Goal of the exercise:
Every line of the data is to be transcribed as it stands.

Collected data:
┄┄┄┄┄┄┄┄┄┄┄┄┄┄┄┄┄┄┄┄
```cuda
__device__ __forceinline__ void postings_stream(const ShardDev & S, int n, uint32_t * lbeg, uint32_t * llen, uint32_t * cum,
                                                uint32_t * counters, int * s_wsum)
{
  constexpr int NWARPS = RANK_THREADS / 32;
  int const lane = threadIdx.x & 31, warp = threadIdx.x >> 5;
  uint32_t Vtot;
  {
    int const per = (n + RANK_THREADS - 1) / RANK_THREADS;
    int const i0 = threadIdx.x * per;
    uint32_t nn[KMER_CAP / RANK_THREADS], bb[KMER_CAP / RANK_THREADS];
    uint32_t sum = 0;
#pragma unroll
    for (int u = 0; u < KMER_CAP / RANK_THREADS; u++) {
      bool const in = u < per && i0 + u < n;
      nn[u] = in ? llen[i0 + u] : 0u;
      bb[u] = in ? lbeg[i0 + u] : 0u;
      sum += (nn[u] & 0xffffu) + (nn[u] >> 16);
    }
    uint32_t c0 = block_exclusive_sum(sum, s_wsum, Vtot);
#pragma unroll
    for (int u = 0; u < KMER_CAP / RANK_THREADS; u++) {
      if (u < per && i0 + u < n) {
        uint32_t const na = nn[u] & 0xffffu, nv = na + (nn[u] >> 16);
        lbeg[i0 + u] = (bb[u] >> 3) - c0;
        llen[i0 + u] = c0 + na;
        cum[i0 + u] = c0 + nv;
        c0 += nv;
      }
    }
    __syncthreads();
  }
  uint32_t const per_w = ((Vtot + NWARPS * 32 - 1) / (NWARPS * 32)) * 32;
  uint32_t const wbeg = static_cast<uint32_t>(warp) * per_w;
  uint32_t const wend = min(Vtot, wbeg + per_w);
  if (wbeg < wend) {
    constexpr int U = 4;
    const uint4 * __restrict__ pbase = reinterpret_cast<const uint4 *>(S.post);
    uint32_t const cnt_sa = static_cast<uint32_t>(__cvta_generic_to_shared(counters));
    uint32_t const v_first = min(wbeg + static_cast<uint32_t>(lane), wend - 1);
    int lo = 0, hi = n - 1;
    while (lo < hi) {
      int const mid = (lo + hi) >> 1;
      if (cum[mid] <= v_first) { lo = mid + 1; } else { hi = mid; }
    }
    uint32_t sa = static_cast<uint32_t>(__cvta_generic_to_shared(lbeg + lo));
    uint32_t ce = cum[lo];
    uint4 cur[U];
    uint32_t inc[U];
    auto fetch = [&](int u, uint32_t vv) {
      inc[u] = 0u;
      if (vv < wend) {
        while (vv >= ce) {
          sa += 4u;
          asm("ld.shared.u32 %0, [%1+%2];" : "=r"(ce) : "r"(sa), "n"(2 * KMER_CAP * 4));
        }
        uint32_t vb, sp;
        asm("ld.shared.u32 %0, [%1];" : "=r"(vb) : "r"(sa));
        asm("ld.shared.u32 %0, [%1+%2];" : "=r"(sp) : "r"(sa), "n"(KMER_CAP * 4));
        cur[u] = __ldg(pbase + static_cast<uint32_t>(vb + vv));
        inc[u] = vv < sp ? 1u : 0x10000u;
      }
    };
    auto apply = [&](int u) {
      if (inc[u] != 0u) {
        uint32_t const w[4] = {cur[u].x, cur[u].y, cur[u].z, cur[u].w};
#pragma unroll
        for (int k2 = 0; k2 < 4; k2++) {
          asm volatile("red.shared.add.u32 [%0], %1;" :: "r"(cnt_sa + (w[k2] & 0xffffu)), "r"(inc[u]));
          asm volatile("red.shared.add.u32 [%0], %1;" :: "r"(cnt_sa + (w[k2] >> 16)), "r"(inc[u]));
        }
      }
    };
    for (uint32_t v0 = wbeg; v0 < wend; v0 += 32u * U) {
#pragma unroll
      for (int u = 0; u < U; u++) { fetch(u, v0 + 32u * u + static_cast<uint32_t>(lane)); }
#pragma unroll
      for (int u = 0; u < U; u++) { apply(u); }
    }
  }
}

template <int W, typename F>
__device__ __forceinline__ void visit_counters(uint32_t * counters, int w0, int w1, int nt, uint32_t thr, bool zero, F && f)
{
  static_assert(W == 1 || W == 4, "counter words per load");
  int const v1 = (w1 + W - 1) / W;
  uint32_t const below = thr > 0 ? ((thr - 1) | ((thr - 1) << 16)) : 0u;
  if (zero && threadIdx.x == 0 && nt <= SHARD_STATIC) { counters[(POST_PAD >> 2)] = 0; }
  for (int vi = w0 / W + threadIdx.x; vi < v1; vi += blockDim.x) {
    uint32_t w[W];
    if constexpr (W == 4) {
      uint4 * __restrict__ cv = reinterpret_cast<uint4 *>(counters);
      uint4 const x = cv[vi];
      if (zero) { cv[vi] = make_uint4(0u, 0u, 0u, 0u); }
      w[0] = x.x; w[1] = x.y; w[2] = x.z; w[3] = x.w;
    } else {
      w[0] = counters[vi];
      if (zero) { counters[vi] = 0u; }
    }
#pragma unroll
    for (int u = 0; u < W; u++) {
      if (W == 4 && thr > 0 && __vmaxu2(w[u], below) == below) { continue; }
      uint32_t const c0 = w[u] & 0xffffu, c1 = w[u] >> 16;
      int const lt0 = 2 * (W * vi + u), lt1 = lt0 + 1;
      if (c0 >= thr && lt0 < nt) { f(c0, lt0); }
      if (c1 >= thr && lt1 < nt) { f(c1, lt1); }
    }
  }
}

}
// ... 1 lines not shown
```

### vsearch_b200/lib.py

```python
from __future__ import annotations

import ctypes as C
import os
import re
from dataclasses import dataclass
from typing import List, Optional

import numpy as np

ROOT = os.path.dirname(os.path.dirname(os.path.abspath(__file__)))
LIB_PATH = os.environ.get("VSG_LIB") or os.path.join(ROOT, "vsearch_b200", "csrc", "libvsg.so")
HEADER = os.path.join(ROOT, "include", "vsg.h")

DEFAULT_PEN = (2, -4, 1, 1, 18, 18, 1, 1, 1, 1, 2, 2, 1, 1)
STAT_WORDS = 8

_lib = None


class VsgError(RuntimeError):
    pass
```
┄┄┄┄┄┄┄┄┄┄┄┄┄┄┄┄┄┄┄┄
Task solution:
```cuda
__device__ __forceinline__ void postings_stream(const ShardDev & S, int n, uint32_t * lbeg, uint32_t * llen, uint32_t * cum,
                                                uint32_t * counters, int * s_wsum)
{
  constexpr int NWARPS = RANK_THREADS / 32;
  int const lane = threadIdx.x & 31, warp = threadIdx.x >> 5;
  uint32_t Vtot;
  {
    int const per = (n + RANK_THREADS - 1) / RANK_THREADS;
    int const i0 = threadIdx.x * per;
    uint32_t nn[KMER_CAP / RANK_THREADS], bb[KMER_CAP / RANK_THREADS];
    uint32_t sum = 0;
#pragma unroll
    for (int u = 0; u < KMER_CAP / RANK_THREADS; u++) {
      bool const in = u < per && i0 + u < n;
      nn[u] = in ? llen[i0 + u] : 0u;
      bb[u] = in ? lbeg[i0 + u] : 0u;
      sum += (nn[u] & 0xffffu) + (nn[u] >> 16);
    }
    uint32_t c0 = block_exclusive_sum(sum, s_wsum, Vtot);
#pragma unroll
    for (int u = 0; u < KMER_CAP / RANK_THREADS; u++) {
      if (u < per && i0 + u < n) {
        uint32_t const na = nn[u] & 0xffffu, nv = na + (nn[u] >> 16);
        lbeg[i0 + u] = (bb[u] >> 3) - c0;
        llen[i0 + u] = c0 + na;
        cum[i0 + u] = c0 + nv;
        c0 += nv;
      }
    }
    __syncthreads();
  }
  uint32_t const per_w = ((Vtot + NWARPS * 32 - 1) / (NWARPS * 32)) * 32;
  uint32_t const wbeg = static_cast<uint32_t>(warp) * per_w;
  uint32_t const wend = min(Vtot, wbeg + per_w);
  if (wbeg < wend) {
    constexpr int U = 4;
    const uint4 * __restrict__ pbase = reinterpret_cast<const uint4 *>(S.post);
    uint32_t const cnt_sa = static_cast<uint32_t>(__cvta_generic_to_shared(counters));
    uint32_t const v_first = min(wbeg + static_cast<uint32_t>(lane), wend - 1);
    int lo = 0, hi = n - 1;
    while (lo < hi) {
      int const mid = (lo + hi) >> 1;
      if (cum[mid] <= v_first) { lo = mid + 1; } else { hi = mid; }
    }
    uint32_t sa = static_cast<uint32_t>(__cvta_generic_to_shared(lbeg + lo));
    uint32_t ce = cum[lo];
    uint4 cur[U];
    uint32_t inc[U];
    auto fetch = [&](int u, uint32_t vv) {
      inc[u] = 0u;
      if (vv < wend) {
        while (vv >= ce) {
          sa += 4u;
          asm("ld.shared.u32 %0, [%1+%2];" : "=r"(ce) : "r"(sa), "n"(2 * KMER_CAP * 4));
        }
        uint32_t vb, sp;
        asm("ld.shared.u32 %0, [%1];" : "=r"(vb) : "r"(sa));
        asm("ld.shared.u32 %0, [%1+%2];" : "=r"(sp) : "r"(sa), "n"(KMER_CAP * 4));
        cur[u] = __ldg(pbase + static_cast<uint32_t>(vb + vv));
        inc[u] = vv < sp ? 1u : 0x10000u;
      }
    };
    auto apply = [&](int u) {
      if (inc[u] != 0u) {
        uint32_t const w[4] = {cur[u].x, cur[u].y, cur[u].z, cur[u].w};
#pragma unroll
        for (int k2 = 0; k2 < 4; k2++) {
          asm volatile("red.shared.add.u32 [%0], %1;" :: "r"(cnt_sa + (w[k2] & 0xffffu)), "r"(inc[u]));
          asm volatile("red.shared.add.u32 [%0], %1;" :: "r"(cnt_sa + (w[k2] >> 16)), "r"(inc[u]));
        }
      }
    };
    for (uint32_t v0 = wbeg; v0 < wend; v0 += 32u * U) {
#pragma unroll
      for (int u = 0; u < U; u++) { fetch(u, v0 + 32u * u + static_cast<uint32_t>(lane)); }
#pragma unroll
      for (int u = 0; u < U; u++) { apply(u); }
    }
  }
}

template <int W, typename F>
__device__ __forceinline__ void visit_counters(uint32_t * counters, int w0, int w1, int nt, uint32_t thr, bool zero, F && f)
{
  static_assert(W == 1 || W == 4, "counter words per load");
  int const v1 = (w1 + W - 1) / W;
  uint32_t const below = thr > 0 ? ((thr - 1) | ((thr - 1) << 16)) : 0u;
  if (zero && threadIdx.x == 0 && nt <= SHARD_STATIC) { counters[(POST_PAD >> 2)] = 0; }
  for (int vi = w0 / W + threadIdx.x; vi < v1; vi += blockDim.x) {
    uint32_t w[W];
    if constexpr (W == 4) {
      uint4 * __restrict__ cv = reinterpret_cast<uint4 *>(counters);
      uint4 const x = cv[vi];
      if (zero) { cv[vi] = make_uint4(0u, 0u, 0u, 0u); }
      w[0] = x.x; w[1] = x.y; w[2] = x.z; w[3] = x.w;
    } else {
      w[0] = counters[vi];
      if (zero) { counters[vi] = 0u; }
    }
#pragma unroll
    for (int u = 0; u < W; u++) {
      if (W == 4 && thr > 0 && __vmaxu2(w[u], below) == below) { continue; }
      uint32_t const c0 = w[u] & 0xffffu, c1 = w[u] >> 16;
      int const lt0 = 2 * (W * vi + u), lt1 = lt0 + 1;
      if (c0 >= thr && lt0 < nt) { f(c0, lt0); }
      if (c1 >= thr && lt1 < nt) { f(c1, lt1); }
    }
  }
}

}
// ... 1 lines not shown
```

### vsearch_b200/lib.py

```python
from __future__ import annotations

import ctypes as C
import os
import re
from dataclasses import dataclass
from typing import List, Optional

import numpy as np

ROOT = os.path.dirname(os.path.dirname(os.path.abspath(__file__)))
LIB_PATH = os.environ.get("VSG_LIB") or os.path.join(ROOT, "vsearch_b200", "csrc", "libvsg.so")
HEADER = os.path.join(ROOT, "include", "vsg.h")

DEFAULT_PEN = (2, -4, 1, 1, 18, 18, 1, 1, 1, 1, 2, 2, 1, 1)
STAT_WORDS = 8

_lib = None


class VsgError(RuntimeError):
    pass
```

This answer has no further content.